- Task details -
Once you find the line with "double* heap_d, int32_t*" in the entries below, return exactly every line from it through the line with "int32_t* n_flag, meld_stream_t".

- Provided data -
■ ■ ■
int meld_knn_refine(const double* X, int64_t N, int d, int64_t q_begin, int64_t q_count,
                    const int32_t* cand_idx, const float* cand_d2, const int32_t* cand_cnt,
                    const float* cand_thr ,
                    int ksel, int cap , int knn, double decay, double thresh,
                    const float* norm2_max, double err_coef,
                    const float* norm2 , double err_coef_lin, double* bw,
                    double* cand_val, int32_t* keep_cnt, int32_t* flag_rows, int32_t* n_flag,
                    const int32_t* rows, int out_cap, int32_t* cand_idx_out,
                    double bw_scale ,
                    const double* bw_fixed ,
                    int max_rank ,
                    meld_stream_t stream);

int meld_knn_radius_exact(const double* X, int64_t N, int d, int64_t q_begin, const int32_t* flag_rows,
                          int32_t n_flag, const double* bw, int knn, double decay, double thresh,
                          int mode, int32_t* fb_cnt, const int64_t* fb_off, int32_t* fb_cursor,
                          int32_t* fb_col, double* fb_val, int32_t* err_flag,
                          double bw_scale ,
                          meld_stream_t stream);
int meld_knn_pair_distances(const double* X, int d, const int64_t* rows, const int64_t* cand, int64_t n, int kk, double* out,
                            meld_stream_t stream);

#define MELD_METRIC_L1 1
#define MELD_METRIC_LINF 2
int meld_metric_tile_rows(void);
int meld_metric_tile_boxes(const double* X, int64_t N, int d, double* box_lo, double* box_hi, meld_stream_t stream);
int meld_metric_topk(const double* X, int64_t N, int d, int metric, int ksel, const double* box_lo, const double* box_hi, int prune,
                     double* heap_d, int32_t* heap_i, int32_t* cand_idx, double* cand_d, int32_t* cand_cnt,
                     unsigned long long* tiles_done, meld_stream_t stream);
int meld_metric_refine(const int32_t* cand_idx, const double* cand_d, const int32_t* cand_cnt, int64_t N, int ksel, int knn,
                       double decay, double thresh, double* bw, double* cand_val, int32_t* keep_cnt, int32_t* flag_rows,
                       int32_t* n_flag, meld_stream_t stream);
int meld_metric_radius(const double* X, int64_t N, int d, int metric, const int32_t* flag_rows, int32_t n_flag, const double* bw,
                       double decay, double thresh, int mode, int32_t* fb_cnt, const int64_t* fb_off, int32_t* fb_cursor,
                       int32_t* fb_col, double* fb_val, meld_stream_t stream);


size_t meld_scan_temp_bytes(int64_t n);
int meld_exclusive_scan_i32_i64(const int32_t* in, int64_t* out, int64_t n, void* temp, size_t temp_bytes,
                                meld_stream_t stream);

int meld_coo_emit(int64_t q_begin, int64_t q_count, const int32_t* cand_idx, const double* cand_val,
                  const int32_t* cand_cnt, int ksel, int cap, const int64_t* keep_off, const int32_t* flag_rows,
                  int32_t n_flag, const int64_t* fb_off, const int32_t* fb_col, const double* fb_val,
                  int64_t fb_base, int64_t M, uint64_t* keys, double* vals, meld_stream_t stream);

size_t meld_sort_temp_bytes(int64_t n);
int meld_sort_pairs_u64_f64(const uint64_t* keys_in, uint64_t* keys_out, const double* vals_in,
                            double* vals_out, int64_t n, int end_bit, void* temp, size_t temp_bytes,
                            meld_stream_t stream);

size_t meld_merge_temp_bytes(int64_t n);
int meld_coo_merge(const uint64_t* keys_sorted, const double* vals_sorted, int64_t n, uint64_t* ukeys,
                   double* uvals, int64_t* n_unique, void* temp, size_t temp_bytes, meld_stream_t stream);

int meld_csr_from_keys(const uint64_t* ukeys, int64_t nnz, int64_t row_begin, int64_t n_rows,
                       int64_t* rowptr, int32_t* col, meld_stream_t stream);

int meld_coo_partition_remote(const uint64_t* keys, const double* vals, int64_t n, int64_t rows_per_rank, int world,
                              int self_rank, int64_t cap, int32_t* counts, int64_t* send, meld_stream_t stream);
int meld_coo_emit_scatter(int64_t q_count, const int32_t* cand_idx, const double* cand_val, int ksel, int cap,
                          const int32_t* keep_cnt, const int32_t* flag_rows, int32_t n_flag, const int64_t* fb_off,
                          const int32_t* fb_col, const double* fb_val, int64_t fb_total, int32_t* cursor, int32_t* tcol,
                          double* tval, meld_stream_t stream);
int meld_csr_bucket_slots(void);
int meld_coo_scatter_rows(const uint64_t* keys, const double* vals, int64_t n, int64_t row_begin, int64_t n_rows,
                          int32_t* cursor, int32_t* tcol, double* tval, meld_stream_t stream);
int meld_csr_rows_sort_merge(const int32_t* cursor, int64_t n_rows, int32_t* tcol, double* tval, int32_t* ucnt,
                             int32_t* flags,
                             int symm ,
                             double theta , meld_stream_t stream);
int meld_csr_compact_rows(const int64_t* rowptr, int64_t n_rows, const int32_t* tcol, const double* tval,
                          int32_t* col, double* val, meld_stream_t stream);
int meld_csr_compact_rows_sums(const int64_t* rowptr, int64_t n_rows, const int32_t* tcol, const double* tval, int32_t* col,
                               double* val, double diag, double* sums, meld_stream_t stream);

int meld_csr_row_sums(const int64_t* rowptr, const double* val, int64_t n_rows, double diag,
                      double* out, meld_stream_t stream);
int meld_csr_anisotropy(const int64_t* rowptr, const int32_t* col, double* val, int64_t n_rows,
                        const double* ksum_all, int64_t ksum_row_offset, double anisotropy,
                        meld_stream_t stream);
int meld_csr_anisotropy_degrees(const int64_t* rowptr, const int32_t* col, double* val, int64_t n_rows,
                                const double* ksum_all, int64_t ksum_row_offset, double anisotropy, double* dw,
                                meld_stream_t stream);


int meld_spmm_dot_slots(void);
int meld_cheby_step(const int64_t* rowptr, const int32_t* col, const double* val, const double* dw,
                    int64_t n_rows, int64_t nnz_hint, int p, const double* x_full, int64_t x_row_offset,
                    const double* z, double* y, double* r, double alpha, double beta, double gamma,
                    double coef, double* dots, meld_stream_t stream);

int meld_cheby_step_wide(const int64_t* rowptr, const int32_t* col, const double* val, const double* dw, int64_t n_rows, int p,
                         const double* x_full, int64_t x_row_offset, const double* z, double* y, double alpha, double beta,
                         double gamma, meld_stream_t stream);

int meld_lanczos_steps(const int64_t* rowptr, const int32_t* col, const double* val, const double* dw,
                       int64_t n_rows, int64_t nnz_hint, double* v0, double* v1, double* v2, double* state,
                       double* alphas, double* betas, int it_begin, int n_iter, double* scratch,
                       meld_stream_t stream);
int meld_lanczos_spmv(const int64_t* rowptr, const int32_t* col, const double* val, const double* dw, int64_t n_rows,
                      int64_t nnz_hint, const double* x_full, int64_t x_row_offset, const double* z_local,
                      double* y_local, const double* state, double* dots, meld_stream_t stream);
int meld_lanczos_alpha(double* state, const double* dots, double* nrm2, double* alphas, int it, meld_stream_t stream);
int meld_lanczos_axpy(const double* x_local, double* y_local, int64_t n_rows, const double* state, double* nrm2,
                      meld_stream_t stream);
int meld_lanczos_beta(double* state, const double* nrm2, double* dots, double* betas, int it, meld_stream_t stream);
int meld_lanczos_fold(double* state, double* acc, double* alphas, double* betas, int it, meld_stream_t stream);
int meld_lanczos_axpy3(double* y_local, const double* u_local, const double* u_prev_local, int64_t n_rows,
                       const double* state, double* nrm2, meld_stream_t stream);
int meld_scale_f64(const double* x, double a, double* r, int64_t n, meld_stream_t stream);
int meld_axpby_f64(double a, const double* x, double b, double* y, int64_t n, double* nrm2,
                   meld_stream_t stream);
■ ■ ■
- Answer box -
                     double* heap_d, int32_t* heap_i, int32_t* cand_idx, double* cand_d, int32_t* cand_cnt,
                     unsigned long long* tiles_done, meld_stream_t stream);
int meld_metric_refine(const int32_t* cand_idx, const double* cand_d, const int32_t* cand_cnt, int64_t N, int ksel, int knn,
                       double decay, double thresh, double* bw, double* cand_val, int32_t* keep_cnt, int32_t* flag_rows,
                       int32_t* n_flag, meld_stream_t stream);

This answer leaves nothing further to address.